I am about to do a clean install of Arch Linux and I am trying to learn a bit more about Linux security. One of my questions has to do with encryption on Linux.
I often use the log-out feature on my laptop instead of the shutdown and will sometimes step away from my computer for a few minutes. In light of this, I was wondering whether the following setup would have merit:
LUKS for full-disk encryption
AND
fscrypt to encrypt home directory when logged out, set up according to this wiki article.
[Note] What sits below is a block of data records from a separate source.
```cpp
template <typename T> struct TileCfg;
template <> struct TileCfg<float> {
    static constexpr int BK = 32;
    static constexpr int EPC = 4;
};
template <> struct TileCfg<bf16_t> {
    static constexpr int BK = 64;
    static constexpr int EPC = 8;
};

constexpr int GBM = 128, GBN = 128, GTHREADS = 256;
constexpr int LDS_ROW_BYTES = 144;
constexpr int LDS_TILE_BYTES = GBM * LDS_ROW_BYTES;

// ... 197 lines not shown
```

### fingerprint-matching-code_amd/csrc/gemm_phase.h

```cpp
#pragma once
#include <type_traits>
#include "gemm_big.h"

namespace fpm {

constexpr int GP_HALF = 128 * 128;
constexpr int GP_SMEM = g2_max(8 * GP_HALF, G2_BM * (2 * 256 + 16));
constexpr int GP_MIN_KTILES = 2;

#define FPM_VMCNT(N) asm volatile("s_waitcnt vmcnt(" #N ")" ::: "memory")

#ifdef GP_PROBE
__device__ unsigned long long* gp_probe_buf;
#define GP_STAMP(k)                                                                                   \
    do {                                                                                              \
        const unsigned long long t_ = __builtin_amdgcn_s_memtime();                                   \
        if (threadIdx.x == 0 && gp_probe_buf)                                                         \
            gp_probe_buf[((long)blockIdx.z * gridDim.x + blockIdx.x) * 8 + (k)] = t_;                   \
    } while (0)
#else
#define GP_STAMP(k)
#endif

#ifndef GP_STAGGER
// ... 271 lines not shown
                            *(float*)(smem + r * ROW + c * 4) =
                                g2_epi<EPI, HB>(p.bias, acc[h][g][fm][fn][j], row0 + h * 128 + r, n, n1b, n2b);
                        }
                    }
        };
#pragma unroll
        for (int h = 0; h < 2; ++h) {
            if (p.bias) image(h, std::true_type{});
            else image(h, std::false_type{});
            __syncthreads();
#pragma unroll 4
            for (int it = 0; it < 128 * CH / G2_THREADS; ++it) {
                const int idx = it * G2_THREADS + tid;
                const int r = idx / CH, ch = idx % CH;
                const int gr = row0 + h * 128 + r;
                if (gr < row_end && n0 + ch * 4 < p.N) {
                    uint4 v = *(const uint4*)(smem + r * ROW + ch * 16);
                    *(uint4*)(Cf + (long)gr * p.ldc + n0 + ch * 4) = v;
                }
            }
            __syncthreads();
        }
    }
}

constexpr int GW_SMEM = 8 * GP_HALF;
constexpr int GW_MAX_S = 2;

__host__ __device__ inline int gemm_walk_rule(int tiles, int wgs, int cus) {
    const long r1 = ((long)tiles * wgs + cus - 1) / cus, r2 = ((long)((tiles + 1) / 2) * wgs + cus - 1) / cus;
    return 2 * r2 * 7 <= r1 * 8 ? 2 : 1;
}

#ifdef GP_PROBE
#define GW_STAMP(k) do { if (ti == 0) GP_STAMP(k); } while (0)
#else
#define GW_STAMP(k)
#endif

template <bool SC1>
__global__ __launch_bounds__(G2_THREADS, 1) void gemm_walk_kernel(GemmParams p) {
    constexpr int BN = 256;
    __shared__ __attribute__((aligned(16))) unsigned char smem[GW_SMEM];
    const int tid = threadIdx.x, lane = tid & 63, wave = tid >> 6;
    const int wr = wave >> 2, wc = wave & 3;
    const int batch = blockIdx.z;

    const int nt = p.N / BN;
    int mtiles = p.remap_mtiles;
    if (p.tile_count) mtiles = *p.tile_count < mtiles ? *p.tile_count : mtiles;
    const int S = p.walk > 0 ? p.walk : gemm_walk_rule(mtiles, nt * (int)gridDim.z, p.walk_cus);
    const int strips = (mtiles + S - 1) / S;
    const int i = blockIdx.x >> 3;
    const int strip = (i / nt) * 8 + (blockIdx.x & 7), ntile = i % nt;
    if (strip >= strips) return;
    int t_row0[GW_MAX_S], t_rend[GW_MAX_S], t_grp[GW_MAX_S];
    unsigned ok = 0;
#pragma unroll
    for (int j = 0; j < GW_MAX_S; ++j) {
        const int mt = strip * S + j;
        t_row0[j] = 0; t_rend[j] = 0; t_grp[j] = 0;
        if (j < S && mt < mtiles) {
            if (p.tile_info) {
                const int g = p.tile_info[2 * mt];
                if (g >= 0) {
                    t_grp[j] = g;
                    t_row0[j] = p.tile_info[2 * mt + 1];
                    t_rend[j] = p.group_off[g + 1];
                    ok |= 1u << j;
                }
            } else {
                t_row0[j] = mt * G2_BM;
                t_rend[j] = p.M;
                ok |= 1u << j;
            }
        }
    }
    if (!ok) return;
    constexpr int m_end = GW_MAX_S;
    auto next_valid = [&](int j) __attribute__((always_inline)) {
        const unsigned r = j < GW_MAX_S ? ok >> j : 0u;
        return r ? j + __builtin_ctz(r) : GW_MAX_S;
    };
    auto pick = [&](const int (&t)[GW_MAX_S], int j) __attribute__((always_inline)) {
        return j == 0 ? t[0] : t[1];
    };
    int m = next_valid(0);

    const int n0 = ntile * BN;
    const bf16_t* A = (const bf16_t*)p.A + (long)batch * p.sA;
    const unsigned char* Bb = (const unsigned char*)((const bf16_t*)p.B + (long)batch * p.sB);
    bf16_t* Ct = (bf16_t*)p.Ct + (long)batch * p.sC;

// ... 203 lines not shown
    for (;;) {
        const bool has_next = mn < m_end;
        GW_STAMP(0);
        if (GP_STAGGER && wr == 1) __builtin_amdgcn_s_barrier();
        int k1 = G2_BK;
        for (int t = 0; t < T - 2; ++t, ++u, k1 += G2_BK) ktile(u, k1, 6, 6, 6, 6, CUR, CUR);
        ktile(u, k1, 6, 6, 6, has_next ? 6 : 4, CUR, has_next ? NEXT : NONE);
        GW_STAMP(1);
        ktile(u + 1, 0, has_next ? 6 : 2, has_next ? 6 : 0, -1, -1, has_next ? NEXT : NONE, NONE);
        ++u;
        if (GP_STAGGER && wr == 0) __builtin_amdgcn_s_barrier();
        GW_STAMP(2);
        if (p.bias) epilogue(u & 1, std::true_type{});
        else epilogue(u & 1, std::false_type{});
        GW_STAMP(3);
        if (!has_next) break;
        m = mn; mn = m_end;
        row0 = row0n; row_end = row_endn; bg = bgn;
#pragma unroll
        for (int h = 0; h < 2; ++h)
#pragma unroll
            for (int i = 0; i < 2; ++i) ar[h][i] = arn[h][i];
        issue(0, u & 1, ar, bg, G2_BK);
        issue(2, u & 1, ar, bg, G2_BK);
        FPM_VMCNT(4);
        zero_acc();
        __builtin_amdgcn_s_barrier();
        GW_STAMP(4);
        ++u;
#ifdef GP_PROBE
        ++ti;
#endif
    }
}

#undef FPM_VMCNT

int& gemm_phase_flag();
inline bool use_gemm_phase(int K) { return gemm_phase_flag() != 0 && K / G2_BK >= GP_MIN_KTILES; }
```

I am very new to the concepts surrounding Linux security, so I appreciate all feedback!
To be a bit more specific, I am asking whether simply using fscrypt on home directory could cause my non home directories to be exposed to potential security issues even when the computer is shut down, thus meaning that Luks would be beneficial as well.
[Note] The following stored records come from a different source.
+class _QKVLinearFn(torch.autograd.Function):
+    @staticmethod
+    def forward(ctx, x, wq, wk, wv, bq, bk, bv, route):
+        ctx.save_for_backward(x, wq, wk, wv)
+        ctx.route = route
+        lin = torch.nn.functional.linear
+        return lin(x, wq, bq), lin(x, wk, bk), lin(x, wv, bv)
+
+    @staticmethod
+    def backward(ctx, dq, dk, dv):
+        x, wq, wk, wv = ctx.saved_tensors
+        outs = [wq.shape[0], wk.shape[0], wv.shape[0]]
+        dy = torch.cat([_rows(dq), _rows(dk), _rows(dv)], dim=1)
+        need = ctx.needs_input_grad
+        dx = None
+        if need[0]:
+            dx = (dy @ torch.cat([wq, wk, wv], dim=0)).view(x.shape)
+        dws = [None, None, None]
+        if need[1] or need[2] or need[3]:
+            dws = native().linear_wgrad(dy, _rows(x).contiguous(),
+                                        ctx.route).split(outs, dim=0)
+        dbs = [None, None, None]
+        if need[4] or need[5] or need[6]:
+            dbs = [d if need[4 + i] else None
+                   for i, d in enumerate(dy.sum(0).split(outs))]
+        return (dx, *dws, *dbs, None)
+
+
+def qkv_linear(x, wq, wk, wv, bq=None, bk=None, bv=None, route: int = -1):
+    lin = torch.nn.functional.linear
+    if not (x.is_cuda and x.dtype == torch.bfloat16
+            and wq.dtype == torch.bfloat16):
+        return lin(x, wq, bq), lin(x, wk, bk), lin(x, wv, bv)
+    _require_native("qkv_linear")
+    return _QKVLinearFn.apply(x, wq, wk, wv, bq, bk, bv, route)
 
 
 def attn_decode_ref(q, kc, vc, kv_lens, slot_ids, scale):
@@ -682,7 +753,8 @@
 
 __all__ = [
     "rmsnorm", "rope", "attention", "fused_cross_entropy", "attn_decode",
-    "swiglu", "decode_linear", "rmsnorm_res", "rope_kvwrite",
+    "swiglu", "linear", "qkv_linear",
+    "decode_linear", "rmsnorm_res", "rope_kvwrite",
     "decode_swiglu_down",
     "native", "native_available", "rmsnorm_ref", "rope_ref",
     "attention_ref", "cross_entropy_ref", "attn_decode_ref",
diff --git a/skypilot_amd/ops/csrc/bindings.cpp b/skypilot_amd/ops/csrc/bindings.cpp
--- a/skypilot_amd/ops/csrc/bindings.cpp
+++ b/skypilot_amd/ops/csrc/bindings.cpp
@@ -656,13 +656,53 @@
   return y;
 }
 
+static bool tile_dims(const torch::Tensor& X) {
+  return X.size(0) > 0 && X.size(1) > 0 && X.size(0) % 64 == 0 &&
+         X.size(1) % 64 == 0 &&
+         X.size(0) <= std::numeric_limits<int>::max() &&
+         X.size(1) <= std::numeric_limits<int>::max();
+}
+static bool aligned16(const torch::Tensor& X) {
+  return reinterpret_cast<uintptr_t>(X.data_ptr()) % 16 == 0;
+}
+static bool transposable(const torch::Tensor& X) {
+  return tile_dims(X) && aligned16(X);
+}
+
+static void check_transpose_arg(const char* op, const char* name,
+                                const torch::Tensor& X,
+                                const torch::Tensor& first) {
+  check_dense(op, name, X, at::kBFloat16, first);
+  TORCH_CHECK(X.dim() == 2, op, ": ", name, " must be 2-D, got ", X.sizes());
+  TORCH_CHECK(aligned16(X), op, ": ", name, " must start on a 16-byte "
+              "boundary (storage offset ", X.storage_offset(), ")");
+}
+
+static void check_transpose_src(const char* op, const char* name,
+                                const torch::Tensor& X,
+                                const torch::Tensor& first) {
+  check_transpose_arg(op, name, X, first);
+  TORCH_CHECK(tile_dims(X), op, ": ", name, " dims must be positive "
+              "multiples of 64 (dims % 64), got ", X.sizes());
+}
+
 torch::Tensor transpose_bf16(torch::Tensor X) {
-  CHECK_GPU(X); CHECK_CONTIG(X); CHECK_BF16(X);
+  check_transpose_src("transpose_bf16", "X", X, X);
   int R = X.size(0), C = X.size(1);
-  TORCH_CHECK(R % 64 == 0 && C % 64 == 0, "transpose_bf16: dims % 64");
   auto Y = torch::empty({C, R}, X.options());
   transpose_bf16_launch(X.data_ptr(), Y.data_ptr(), R, C, cur_stream());
   return Y;
+}
+
+void transpose_bf16_out(torch::Tensor X, torch::Tensor Y) {
+  const char* op = "transpose_bf16_out";
+  check_transpose_src(op, "X", X, X);
+  check_transpose_arg(op, "Y", Y, X);
+  TORCH_CHECK(Y.size(0) == X.size(1) &&
+              Y.size(1) == X.size(0), op, ": Y must be [", X.size(1), ", ",
+              X.size(0), "] for X ", X.sizes(), ", got ", Y.sizes());
+  transpose_bf16_launch(X.data_ptr(), Y.data_ptr(), (int)X.size(0),
+                        (int)X.size(1), cur_stream());
 }
 
 torch::Tensor gemm_nt(torch::Tensor A, torch::Tensor B) {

I don’t know what benefit you would get with home encryption if you already do full disk encryption. Is the lock screen bypassable?
Moreover, filesystem support with fscrypt seems to be limited to ext4, F2FS, and UBIFS. But F2FS is a very fast filesystem, the fastest filesystem I in my experience, and also supports transparent data compression recently. So, it would be good to go for your home directory.
It shouldnt be according to the arch wiki if i set up the PAM module.
Moreover, filesystem support with fscrypt seems to be limited to ext4, F2FS, and UBIFS. But F2FS is a very fast filesystem, the fastest filesystem I in my experience, and also supports transparent data compression recently. So, it would be good to go for your home directory.
Personally, i use ext4 for my filesystem so that isn’t an issue for me.